Go-it-alone and fiscal offloading strategies reflect a general lack of regard for the effects of policy on other government entities, resulting in higher costs as well as public confusion and skepticism over the effectiveness of government. The effects on state and local officials are underscored by their struggle to meet higher costs induced by the federal government at a time of historic budget cutbacks.

Washington pays a price for going it alone as well. It gets substantial assistance from state and local partnerships in programs ranging from Medicaid to environmental protection, entailing shared resources and expertise. Unilateral federal actions jeopardize state and local partnerships that are essential to the successful implementation of nearly all federal domestic initiatives.

When all governments in our federal system suffer from common maladies, joint solutions are preferable. One example of how fiscal collaboration might produce a win-win outcome involves the consideration of a consumption tax, or a value-added tax (VAT). The United States is the only major advanced nation without a national consumption tax. When compared with state sales taxes, a VAT has several advantages, including a national and international reach into the service economy, and revenue potential that could go a long way toward filling fiscal gaps at all levels of government.

Absent an intergovernmental partnership, however, states stand to lose a lot if a national consumption tax is implemented. For one, a comsumption tax would undermine state sales taxes.

Still, as Australia has shown, a national government can adopt such a tax with state and local governments sharing in the gains. States can piggyback on the expansive national consumption tax base, replacing their own declining sales taxes with a far more productive tax. An intergovernmental dialogue and a real policymaking partnership could lead to adoption of a consumption tax in this country that satisfies the fiscal interests of the entire public sector.

Sadly, notwithstanding the payoff from collaboration, I would not bet the house on it. Simply put, our collective capacity to work together in developing common policies across our federal system has sunk to record lows. At the federal level, the following is a list of the intergovernmental institutions that had the capacity to examine and resolve intergovernmental conflicts in 1980: the Advisory Commission on Intergovernmental Relations, the Office of Management and Budget's Division of Federal Assistance, House and Senate Subcommittees on Intergovernmental Relations, the General Accounting Office's unit on intergovernmental relations and the Congressional Budget Office's state and local cost estimates.

Today, only the latter two remain.

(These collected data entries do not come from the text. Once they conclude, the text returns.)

#ifdef G8_NO_EPI
#pragma unroll
        for (int i = 0; i < 2; ++i)
#pragma unroll
            for (int j = 0; j < 2; ++j)
#pragma unroll
                for (int mt = 0; mt < 4; ++mt)
#pragma unroll
                    for (int nt = 0; nt < 2; ++nt) asm volatile("" ::"v"(acc[i][j][mt][nt]));
        continue;
#endif
        {
            const int colg = 8 * ((kg & 1) * 2 + (kg >> 1));
            if constexpr (RL) {
                const bool lo8 = m16 < 8;
                const unsigned lane_b = (unsigned)((wr * 64 + (m16 & 7)) * H + wc * 64 + (m16 >> 3) * 32 + colg);
                const unsigned rd_off = (unsigned)(((kg >> 1) * 16 + m16) * 16);
                const bool rd_hi = kg & 1;
#define G8_VM(n) asm volatile("s_waitcnt vmcnt(" #n ")" ::: "memory")
#define G8_VMC(c, a, b) do { if (c) G8_VM(a); else G8_VM(b); } while (0)
#define G8_LDS_DONE() asm volatile("s_waitcnt lgkmcnt(0)" ::: "memory")
                constexpr std::integral_constant<int, -1> cnone{};
                constexpr std::integral_constant<int, 0> c0t{};
                constexpr std::integral_constant<int, 1> c1t{};
                constexpr std::integral_constant<int, 2> c2t{};
                constexpr std::integral_constant<int, 3> c3t{};
                constexpr std::integral_constant<int, 8> n8tag{};
                rl_issue_sb(0, 3, R3);
                rl_issue_sb(1, 0, R3 + 2048);
                G8_E(0);
                G8_VM(8);
                G8_E(1);
                float mean_[2][4], rstd_[2][4];
                f4v rg[2][2], rb[2][2];
#pragma unroll
                for (int i = 0; i < 2; ++i)
#pragma unroll
                    for (int mt = 0; mt < 4; ++mt) {
                        g8_u4 c = *reinterpret_cast<const g8_u4 *>(R1 + i * 512 + (mt * 16 + (m16 & 14)) * 8);
                        asm volatile("" : "+v"(c));
                        asm volatile("v_mov_b32 %0, %1" : "=v"(mean_[i][mt]) : "v"((m16 & 1) ? c.z : c.x));
                        asm volatile("v_mov_b32 %0, %1" : "=v"(rstd_[i][mt]) : "v"((m16 & 1) ? c.w : c.y));
                    }
#pragma unroll
                for (int jj = 0; jj < 2; ++jj)
#pragma unroll
                    for (int nt = 0; nt < 2; ++nt) {
                        const int co = (jj * 32 + nt * 16 + 4 * kg) * 4;
                        const f4v cvv = *reinterpret_cast<const f4v *>(R1 + 1024 + co);
#pragma unroll
                        for (int i = 0; i < 2; ++i)
#pragma unroll
                            for (int mt = 0; mt < 4; ++mt) acc[i][jj][mt][nt] += cvv;
                        rg[jj][nt] = *reinterpret_cast<const f4v *>(R1 + 1024 + 256 + co);
                        rb[jj][nt] = *reinterpret_cast<const f4v *>(R1 + 1024 + 512 + co);
                    }
                auto sb_read = [&](const unsigned char *sb, g8_u4 (&c)[2][2]) __attribute__((always_inline)) {
#pragma unroll
                    for (int jj = 0; jj < 2; ++jj) {
                        c[jj][0] = *reinterpret_cast<const g8_u4 *>(sb + jj * 1024 + rd_off);
                        c[jj][1] = *reinterpret_cast<const g8_u4 *>(sb + jj * 1024 + 512 + rd_off);
                        asm volatile("" : "+v"(c[jj][0]), "+v"(c[jj][1]));
                    }
                };
                auto sb_do = [&](auto itag, auto mttag, unsigned char *sb, auto refilltag, const g8_u4 (*pre)[2]) __attribute__((always_inline)) {
                    constexpr int i = decltype(itag)::value, mt = decltype(mttag)::value, refill = decltype(refilltag)::value;
                    const float mean = mean_[i][mt], rstd = rstd_[i][mt];
                    uint4 ro[2];
                    float s1 = 0.f, s2 = 0.f;
                    g8_u4 cc[2][2];
                    if (pre) {
#pragma unroll
                        for (int jj = 0; jj < 2; ++jj) cc[jj][0] = pre[jj][0], cc[jj][1] = pre[jj][1];
                    } else {
                        sb_read(sb, cc);
                    }
#pragma unroll
                    for (int jj = 0; jj < 2; ++jj) {
                        const g8_u4 c0 = cc[jj][0], c1 = cc[jj][1];
                        const uint2 w0 = {rd_hi ? c0.z : c0.x, rd_hi ? c0.w : c0.y}, w1 = {rd_hi ? c1.z : c1.x, rd_hi ? c1.w : c1.y};
                        const f4v ra = {__uint_as_float(w0.x << 16), __uint_as_float(w0.x & 0xffff0000u), __uint_as_float(w0.y << 16), __uint_as_float(w0.y & 0xffff0000u)};
                        const f4v rb_ = {__uint_as_float(w1.x << 16), __uint_as_float(w1.x & 0xffff0000u), __uint_as_float(w1.y << 16), __uint_as_float(w1.y & 0xffff0000u)};
                        const f4v o0 = acc[i][jj][mt][0] + ((ra - mean) * rstd * rg[jj][0] + rb[jj][0]);
                        const f4v o1 = acc[i][jj][mt][1] + ((rb_ - mean) * rstd * rg[jj][1] + rb[jj][1]);
                        unsigned p0 = pack_bf16(o0.x, o0.y), p1 = pack_bf16(o0.z, o0.w);
                        unsigned p2 = pack_bf16(o1.x, o1.y), p3 = pack_bf16(o1.z, o1.w);
                        swap16(p0, p2);
                        swap16(p1, p3);
                        ro[jj] = make_uint4(p0, p1, p2, p3);
                        const f4v sm = o0 + o1, sq = o0 * o0 + o1 * o1;
                        const float t1 = (sm.x + sm.y) + (sm.z + sm.w), t2 = (sq.x + sq.y) + (sq.z + sq.w);
                        s1 = jj ? s1 + t1 : t1;
                        s2 = jj ? s2 + t2 : t2;
                    }
                    s1 += __shfl_xor(s1, 16);
                    s2 += __shfl_xor(s2, 16);
                    s1 += __shfl_xor(s1, 32);
                    s2 += __shfl_xor(s2, 32);
                    xchg8(ro[0], ro[1], lo8);
                    G8_LDS_DONE();
                    if constexpr (refill >= 0) rl_issue_sb(1, refill, sb);
                    __builtin_amdgcn_sched_barrier(0);
                    const size_t row = (size_t)m0 + i * 128 + wr * 64 + mt * 16 + m16;
#if defined(G8_RL_ABL) && (G8_RL_ABL & 1)
                    if (lane == 0) g.part[row * (g.N >> 6) + (n0 >> 6) + wc] = make_float2(s1, s2);
#pragma unroll
                    for (int jj = 0; jj < 2; ++jj)
                        if (lane == 0) g8_store16<NT>(g.yb + rl_tb + (size_t)((i * 128 + mt * 16 + jj * 8) * H) + lane_b, ro[jj]);
#else
                    if (kg == 0) g.part[row * (g.N >> 6) + (n0 >> 6) + wc] = make_float2(s1, s2);
#pragma unroll
                    for (int jj = 0; jj < 2; ++jj)
                        g8_store16<NT>(g.yb + rl_tb + (size_t)((i * 128 + mt * 16 + jj * 8) * H) + lane_b, ro[jj]);
#endif
                    __builtin_amdgcn_sched_barrier(0);
                };
                __builtin_amdgcn_sched_barrier(0);
                bool gA = false, gW = false;
                sb_do(c0t, c0t, R1 + 2048, cnone, nullptr);
                G8_E(2);
                __builtin_amdgcn_s_barrier();
                if (wr == 0) gA = issue_pieces(n8tag);
                __builtin_amdgcn_sched_barrier(0);
                G8_E(3);
                G8_VMC(gA, 17, 9);
                G8_E(4);
                sb_do(c0t, c1t, R2, c1t, nullptr);
                G8_VMC(gA, 20, 12);
                G8_E(5);
                sb_do(c0t, c2t, R2 + 2048, c2t, nullptr);
                G8_VMC(gA, 23, 15);
                G8_E(6);
                sb_do(c0t, c3t, R3, c3t, nullptr);
                G8_VMC(gA, 26, 18);
                G8_E(7);
                sb_do(c1t, c0t, R3 + 2048, cnone, nullptr);
                G8_VM(16);
                G8_E(8);
                sb_do(c1t, c1t, R2, cnone, nullptr);
                G8_VM(14);
                G8_E(9);
                sb_do(c1t, c2t, R2 + 2048, cnone, nullptr);
                G8_E(10);
                G8_VM(12);
                G8_E(11);
                g8_u4 c7[2][2];
                sb_read(R3, c7);
                G8_LDS_DONE();
                __builtin_amdgcn_s_barrier();
                if (wr == 1) gW = issue_pieces(n8tag);
                __builtin_amdgcn_sched_barrier(0);
                G8_E(12);
                sb_do(c1t, c3t, R3, cnone, c7);
                G8_E(13);
                G8_VMC(gW, 3, 27);
                G8_E(14);
                G8_E(15);
#undef G8_VM
#undef G8_VMC
#undef G8_LDS_DONE
            } else {
                float2 st[2][4];
#pragma unroll
                for (int i = 0; i < 2; ++i)
#pragma unroll
                    for (int mt = 0; mt < 4; ++mt) st[i][mt] = g.astats[(size_t)m0 + i * 128 + wr * 64 + mt * 16 + m16];
                const int ldo = EPI == EPI8_GELU ? g.N : H;
                const bool lo8 = m16 < 8;
                const unsigned lane_b = (unsigned)((wr * 64 + (m16 & 7)) * ldo + wc * 64 + (m16 >> 3) * 32 + colg);
                f4v ws[2][2], cv[2][2];
#pragma unroll
                for (int j = 0; j < 2; ++j)
#pragma unroll
                    for (int nt = 0; nt < 2; ++nt) {
                        const int nb = n0 + wc * 64 + j * 32;
                        cv[j][nt] = *reinterpret_cast<const f4v *>(g.cvec + nb + nt * 16 + 4 * kg);
                        ws[j][nt] = *reinterpret_cast<const f4v *>(g.wsum + nb + nt * 16 + 4 * kg);
                    }
#pragma unroll
                for (int i = 0; i < 2; ++i)
#pragma unroll
                    for (int mt = 0; mt < 4; ++mt) {
                        const float nm = -st[i][mt].x * st[i][mt].y;
                        float rs = st[i][mt].y;
                        asm volatile("v_mov_b32 %0, %1" : "=v"(rs) : "v"(st[i][mt].y));
                        uint4 o[2];
#pragma unroll
                        for (int j = 0; j < 2; ++j) {
                            const int nb = n0 + wc * 64 + j * 32;
                            unsigned p[4];
#pragma unroll
                            for (int nt = 0; nt < 2; ++nt) {
                                f4v v = acc[i][j][mt][nt] * rs + (ws[j][nt] * nm + cv[j][nt]);
                                if (EPI == EPI8_QKV && n0 >= 2 * H) {
                                    quad_transpose4(v, lane & 3);
                                    const int n = nb + nt * 16 + 4 * kg + (lane & 3) - 2 * H;
                                    const size_t mg = (size_t)(m0 + i * 128 + wr * 64 + mt * 16) >> 4;
                                    uint2 o2;
                                    o2.x = pack_bf16(v.x, v.y);
                                    o2.y = pack_bf16(v.z, v.w);
                                    g8_store8<NT>(g.v16 + (mg * H + n) * 16 + (m16 & 12), o2);
                                    continue;
                                }
                                if constexpr (EPI == EPI8_GELU) {
                                    const f2v g0 = gelu8_2((f2v){v.x, v.y}), g1 = gelu8_2((f2v){v.z, v.w});
                                    p[2 * nt] = pack_bf16(g0.x, g0.y);
                                    p[2 * nt + 1] = pack_bf16(g1.x, g1.y);
                                } else {
                                    p[2 * nt] = pack_bf16(v.x, v.y);
                                    p[2 * nt + 1] = pack_bf16(v.z, v.w);
                                }
                            }
                            if (EPI == EPI8_QKV && n0 >= 2 * H) continue;
                            swap16(p[0], p[2]);
                            swap16(p[1], p[3]);
                            o[j] = make_uint4(p[0], p[1], p[2], p[3]);
                        }
                        if (EPI == EPI8_QKV && n0 >= 2 * H) continue;
                        xchg8(o[0], o[1], lo8);
                        const size_t ur = (size_t)(m0 + i * 128 + mt * 16) * ldo;
#pragma unroll
                        for (int j = 0; j < 2; ++j) {
                            if constexpr (EPI == EPI8_GELU) {
                                g8_store16<NT>(g.h + ur + (size_t)(j * 8) * ldo + n0 + lane_b, o[j]);
                            } else {
                                bf16 *dst = n0 < H ? g.q + ur + n0 : g.k + ur + (n0 - H);
                                g8_store16<NT>(dst + (size_t)(j * 8) * ldo + lane_b, o[j]);
                            }
                        }
                    }
            }
        }
    }
    if constexpr (EPI == EPI8_GELU) {
        if (g.clk && blockIdx.x == 0 && tid == 0) {
            g.clk[2] = __builtin_amdgcn_s_memtime();
            g.clk[3] = __builtin_amdgcn_s_memrealtime();
        }
    }
#ifdef G8_STAMP2
    if (blockIdx.x == 8 && lane == 0 && (w == 0 || w == 4)) {
        unsigned long long *o = reinterpret_cast<unsigned long long *>(g.part) + 64 + (w ? 16 : 0);
        for (int i = 0; i < 16; ++i) o[i] = ph[i];
    }
#endif
#ifdef G8_STAMP
    if (blockIdx.x == 8 && lane == 0 && (w == 0 || w == 4)) {
        unsigned long long *o = reinterpret_cast<unsigned long long *>(g.part) + (w ? 16 : 0);
        for (int i = 0; i < 16; ++i) o[i] = stamps[i];
        for (int i = 0; i < 16; ++i) o[32 + i] = est[i];
    }
#endif
}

The White House continues to have intergovernmental liaison offices, but these are widely acknowledged to be short-term firefighters set up to gain political support for the president from state and local officials.

State and local governments' capacity to work proactively with federal officials has also weakened. Their interest groups in Washington are increasingly plagued by divisive polarization among their members that undermines their ability to even take positions on such measures as the president's health reform and other important legislation affecting the federal system.

This contrasts distinctly with other federal systems. Australia has quarterly meetings between national and state leaders, while Canada has semi-annual conferences. Some of us hoped that the president's deficit reduction commission -- the Bowles-Simpson Commission -- might set a new trend, but were disappointed by the absence of any state or local elected officials. While presidents, governors and mayors like to talk about policies and ideas, they had better start focusing on the unglamorous role that institutions play in keeping our federal system alive during the hard times ahead.